DATA PROVIDED:
template <typename E>
void ryujin_hip_ctx::step2_dij_alpha(const StepPlan &plan, const State &old)
{
  constexpr int DIM = E::DIMENSION;
  const auto &eparams = eq_params<E>();
  const dim3 block(kBlock);
  if constexpr (is_aeos_v<E>) {
    sweep([&](const DeviceMesh &mm, dim3 grid) {
      hipLaunchKernelGGL(k_alpha_aeos<DIM>, grid, block, 0, launch_stream, eparams, mm, old.U.ptr, old.prec.ptr,
                         d_alpha.ptr);
    });
    mark(8);
    exchange_vector(d_alpha.ptr, 1, true);
    sweep([&](const DeviceMesh &mm, dim3 grid) {
      hipLaunchKernelGGL(k_dij_aeos<DIM>, grid, block, 0, launch_stream, eparams, mm, d_lower_mask.ptr,
                         old.rrec.ptr, d_dij.ptr);
    });
  } else if constexpr (is_scalar_v<E>) {
    const bool interpreted = flux_interpreted_pairs();
    last_flux_kind = eparams.flux;
    last_flux_n_instructions = eparams.flux == RYUJIN_FLUX_FUNCTION ? flux_n_instructions : 0;
    last_step2_interpreted = interpreted ? 1 : 0;
    sweep([&](const DeviceMesh &mm, dim3 grid) {
      if (interpreted)
        hipLaunchKernelGGL(k_dij_alpha_sc_function<DIM>, grid, block, 0, launch_stream, eparams, mm,
                           d_flux_function.ptr, old.U.ptr, old.prec.ptr, d_dij.ptr, d_alpha.ptr);
      else
        hipLaunchKernelGGL(k_dij_alpha_sc<DIM>, grid, block, 0, launch_stream, eparams, mm, old.U.ptr,
                           old.prec.ptr, d_dij.ptr, d_alpha.ptr);
    });
    mark(8);
    exchange_vector(d_alpha.ptr, 1, true);
  } else if (plan.step2 == StepPlan::Step2::records) {
    sweep([&](const DeviceMesh &mm, dim3 grid) {
      hipLaunchKernelGGL((k_dij_alpha_records<E, false>), grid, block, 0, launch_stream, eparams, mm,
                         old.U.ptr, old.prec.ptr, old.rrec.ptr, d_dij.ptr, d_alpha.ptr);
    });
    exchange_vector(d_alpha.ptr, 1, true);
  } else if (plan.step2 == StepPlan::Step2::alpha_then_dij) {
    sweep([&](const DeviceMesh &mm, dim3 grid) {
      hipLaunchKernelGGL(k_alpha<E>, grid, block, 0, launch_stream, eparams, mm, old.U.ptr, old.prec.ptr,
                         d_alpha.ptr);
    });
    mark(8);
    exchange_vector(d_alpha.ptr, 1, true);
    sweep([&](const DeviceMesh &mm, dim3 grid) {
      if constexpr (is_euler_v<E>)
        with_bool(!plan.fast_riemann, [&](auto newton) {
          hipLaunchKernelGGL((k_dij_records<E, decltype(newton)::value>), grid, block, 0, launch_stream, eparams, mm,
                             d_lower_mask.ptr, old.rrec.ptr, d_dij.ptr);
        });
    });
  } else {
    sweep([&](const DeviceMesh &mm, dim3 grid) {
      hipLaunchKernelGGL(k_dij_alpha<E>, grid, block, 0, launch_stream, eparams, mm, old.U.ptr,
                         old.prec.ptr, d_dij.ptr, d_alpha.ptr);
    });
    exchange_vector(d_alpha.ptr, 1, true);
  }
}

template <typename E>
void ryujin_hip_ctx::step3_diagonal_tau(const StepPlan &plan, const State &old)
{
  constexpr int DIM = E::DIMENSION;
  const auto &eparams = eq_params<E>();
  const dim3 block(kBlock);
  if (const uint32_t n_pairs = (uint32_t)d_p_pos.n) {
    join_export();
    if constexpr (is_aeos_v<E>)
      hipLaunchKernelGGL(k_dij_boundary_aeos<DIM>, dim3(grid_for(n_pairs)), block, 0, stream, eparams,
                         n_pairs, d_p_i.ptr, d_p_j.ptr, d_p_pos.ptr, d_p_cji.ptr, old.rrec.ptr, d_dij.ptr);
    else if constexpr (is_scalar_v<E>) {
      if (flux_interpreted_pairs())
        hipLaunchKernelGGL(k_dij_boundary_sc_function<DIM>, dim3(grid_for(n_pairs, kFluxFunctionBlock)),
                           dim3(kFluxFunctionBlock), 0, stream, eparams, d_flux_function.ptr, n_pairs, d_p_i.ptr,
                           d_p_j.ptr, d_p_pos.ptr, d_p_cji.ptr, old.U.ptr, old.prec.ptr, d_dij.ptr);
      else
        hipLaunchKernelGGL(k_dij_boundary_sc<DIM>, dim3(grid_for(n_pairs)), block, 0, stream, eparams,
                           n_pairs, d_p_i.ptr, d_p_j.ptr, d_p_pos.ptr, d_p_cji.ptr, old.U.ptr,
                           old.prec.ptr, d_dij.ptr);
    }
    else
      hipLaunchKernelGGL(k_dij_boundary<E>, dim3(grid_for(n_pairs)), block, 0, stream, eparams,
                         n_pairs, d_p_i.ptr, d_p_j.ptr, d_p_pos.ptr, d_p_cji.ptr, old.U.ptr, d_dij.ptr);
  }
  sweep([&](const DeviceMesh &mm, dim3 grid) {
    auto unrolled = [&](auto width) {
      hipLaunchKernelGGL(k_dij_diag_unrolled<decltype(width)::value>, grid, block, 0, launch_stream, mm,
                         d_lower_mask.ptr, params.cfl, d_dij.ptr, d_scalars.ptr);
    };
    if (plan.diag_width == 3)
      unrolled(std::integral_constant<int, 3>{});
    else if (plan.diag_width == 9)
      unrolled(std::integral_constant<int, 9>{});
    else if (plan.diag_width == 27)
      unrolled(std::integral_constant<int, 27>{});
    else
      hipLaunchKernelGGL(k_dij_diag, grid, block, 0, launch_stream, mm, params.cfl, d_dij.ptr,
                         d_scalars.ptr);
  });
  if (!(deferred && rk_stage > 0))
    allreduce_scalar(&d_scalars.ptr->tau_max_bits, 0);
  if (want_tau_early && deferred && rk_stage == 0) {
    join_export();
    HIP_CHECK(hipMemcpyAsync(h_tau_early, &d_scalars.ptr->tau_max_bits, sizeof(unsigned long long),
                             hipMemcpyDeviceToHost, stream));
    HIP_CHECK(hipEventRecord(ev_tau, stream));
  }
}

HOW TO COMPLETE THIS TASK:
Print the material once more, exactly.

PROBLEM SOLUTION:
template <typename E>
void ryujin_hip_ctx::step2_dij_alpha(const StepPlan &plan, const State &old)
{
  constexpr int DIM = E::DIMENSION;
  const auto &eparams = eq_params<E>();
  const dim3 block(kBlock);
  if constexpr (is_aeos_v<E>) {
    sweep([&](const DeviceMesh &mm, dim3 grid) {
      hipLaunchKernelGGL(k_alpha_aeos<DIM>, grid, block, 0, launch_stream, eparams, mm, old.U.ptr, old.prec.ptr,
                         d_alpha.ptr);
    });
    mark(8);
    exchange_vector(d_alpha.ptr, 1, true);
    sweep([&](const DeviceMesh &mm, dim3 grid) {
      hipLaunchKernelGGL(k_dij_aeos<DIM>, grid, block, 0, launch_stream, eparams, mm, d_lower_mask.ptr,
                         old.rrec.ptr, d_dij.ptr);
    });
  } else if constexpr (is_scalar_v<E>) {
    const bool interpreted = flux_interpreted_pairs();
    last_flux_kind = eparams.flux;
    last_flux_n_instructions = eparams.flux == RYUJIN_FLUX_FUNCTION ? flux_n_instructions : 0;
    last_step2_interpreted = interpreted ? 1 : 0;
    sweep([&](const DeviceMesh &mm, dim3 grid) {
      if (interpreted)
        hipLaunchKernelGGL(k_dij_alpha_sc_function<DIM>, grid, block, 0, launch_stream, eparams, mm,
                           d_flux_function.ptr, old.U.ptr, old.prec.ptr, d_dij.ptr, d_alpha.ptr);
      else
        hipLaunchKernelGGL(k_dij_alpha_sc<DIM>, grid, block, 0, launch_stream, eparams, mm, old.U.ptr,
                           old.prec.ptr, d_dij.ptr, d_alpha.ptr);
    });
    mark(8);
    exchange_vector(d_alpha.ptr, 1, true);
  } else if (plan.step2 == StepPlan::Step2::records) {
    sweep([&](const DeviceMesh &mm, dim3 grid) {
      hipLaunchKernelGGL((k_dij_alpha_records<E, false>), grid, block, 0, launch_stream, eparams, mm,
                         old.U.ptr, old.prec.ptr, old.rrec.ptr, d_dij.ptr, d_alpha.ptr);
    });
    exchange_vector(d_alpha.ptr, 1, true);
  } else if (plan.step2 == StepPlan::Step2::alpha_then_dij) {
    sweep([&](const DeviceMesh &mm, dim3 grid) {
      hipLaunchKernelGGL(k_alpha<E>, grid, block, 0, launch_stream, eparams, mm, old.U.ptr, old.prec.ptr,
                         d_alpha.ptr);
    });
    mark(8);
    exchange_vector(d_alpha.ptr, 1, true);
    sweep([&](const DeviceMesh &mm, dim3 grid) {
      if constexpr (is_euler_v<E>)
        with_bool(!plan.fast_riemann, [&](auto newton) {
          hipLaunchKernelGGL((k_dij_records<E, decltype(newton)::value>), grid, block, 0, launch_stream, eparams, mm,
                             d_lower_mask.ptr, old.rrec.ptr, d_dij.ptr);
        });
    });
  } else {
    sweep([&](const DeviceMesh &mm, dim3 grid) {
      hipLaunchKernelGGL(k_dij_alpha<E>, grid, block, 0, launch_stream, eparams, mm, old.U.ptr,
                         old.prec.ptr, d_dij.ptr, d_alpha.ptr);
    });
    exchange_vector(d_alpha.ptr, 1, true);
  }
}

template <typename E>
void ryujin_hip_ctx::step3_diagonal_tau(const StepPlan &plan, const State &old)
{
  constexpr int DIM = E::DIMENSION;
  const auto &eparams = eq_params<E>();
  const dim3 block(kBlock);
  if (const uint32_t n_pairs = (uint32_t)d_p_pos.n) {
    join_export();
    if constexpr (is_aeos_v<E>)
      hipLaunchKernelGGL(k_dij_boundary_aeos<DIM>, dim3(grid_for(n_pairs)), block, 0, stream, eparams,
                         n_pairs, d_p_i.ptr, d_p_j.ptr, d_p_pos.ptr, d_p_cji.ptr, old.rrec.ptr, d_dij.ptr);
    else if constexpr (is_scalar_v<E>) {
      if (flux_interpreted_pairs())
        hipLaunchKernelGGL(k_dij_boundary_sc_function<DIM>, dim3(grid_for(n_pairs, kFluxFunctionBlock)),
                           dim3(kFluxFunctionBlock), 0, stream, eparams, d_flux_function.ptr, n_pairs, d_p_i.ptr,
                           d_p_j.ptr, d_p_pos.ptr, d_p_cji.ptr, old.U.ptr, old.prec.ptr, d_dij.ptr);
      else
        hipLaunchKernelGGL(k_dij_boundary_sc<DIM>, dim3(grid_for(n_pairs)), block, 0, stream, eparams,
                           n_pairs, d_p_i.ptr, d_p_j.ptr, d_p_pos.ptr, d_p_cji.ptr, old.U.ptr,
                           old.prec.ptr, d_dij.ptr);
    }
    else
      hipLaunchKernelGGL(k_dij_boundary<E>, dim3(grid_for(n_pairs)), block, 0, stream, eparams,
                         n_pairs, d_p_i.ptr, d_p_j.ptr, d_p_pos.ptr, d_p_cji.ptr, old.U.ptr, d_dij.ptr);
  }
  sweep([&](const DeviceMesh &mm, dim3 grid) {
    auto unrolled = [&](auto width) {
      hipLaunchKernelGGL(k_dij_diag_unrolled<decltype(width)::value>, grid, block, 0, launch_stream, mm,
                         d_lower_mask.ptr, params.cfl, d_dij.ptr, d_scalars.ptr);
    };
    if (plan.diag_width == 3)
      unrolled(std::integral_constant<int, 3>{});
    else if (plan.diag_width == 9)
      unrolled(std::integral_constant<int, 9>{});
    else if (plan.diag_width == 27)
      unrolled(std::integral_constant<int, 27>{});
    else
      hipLaunchKernelGGL(k_dij_diag, grid, block, 0, launch_stream, mm, params.cfl, d_dij.ptr,
                         d_scalars.ptr);
  });
  if (!(deferred && rk_stage > 0))
    allreduce_scalar(&d_scalars.ptr->tau_max_bits, 0);
  if (want_tau_early && deferred && rk_stage == 0) {
    join_export();
    HIP_CHECK(hipMemcpyAsync(h_tau_early, &d_scalars.ptr->tau_max_bits, sizeof(unsigned long long),
                             hipMemcpyDeviceToHost, stream));
    HIP_CHECK(hipEventRecord(ev_tau, stream));
  }
}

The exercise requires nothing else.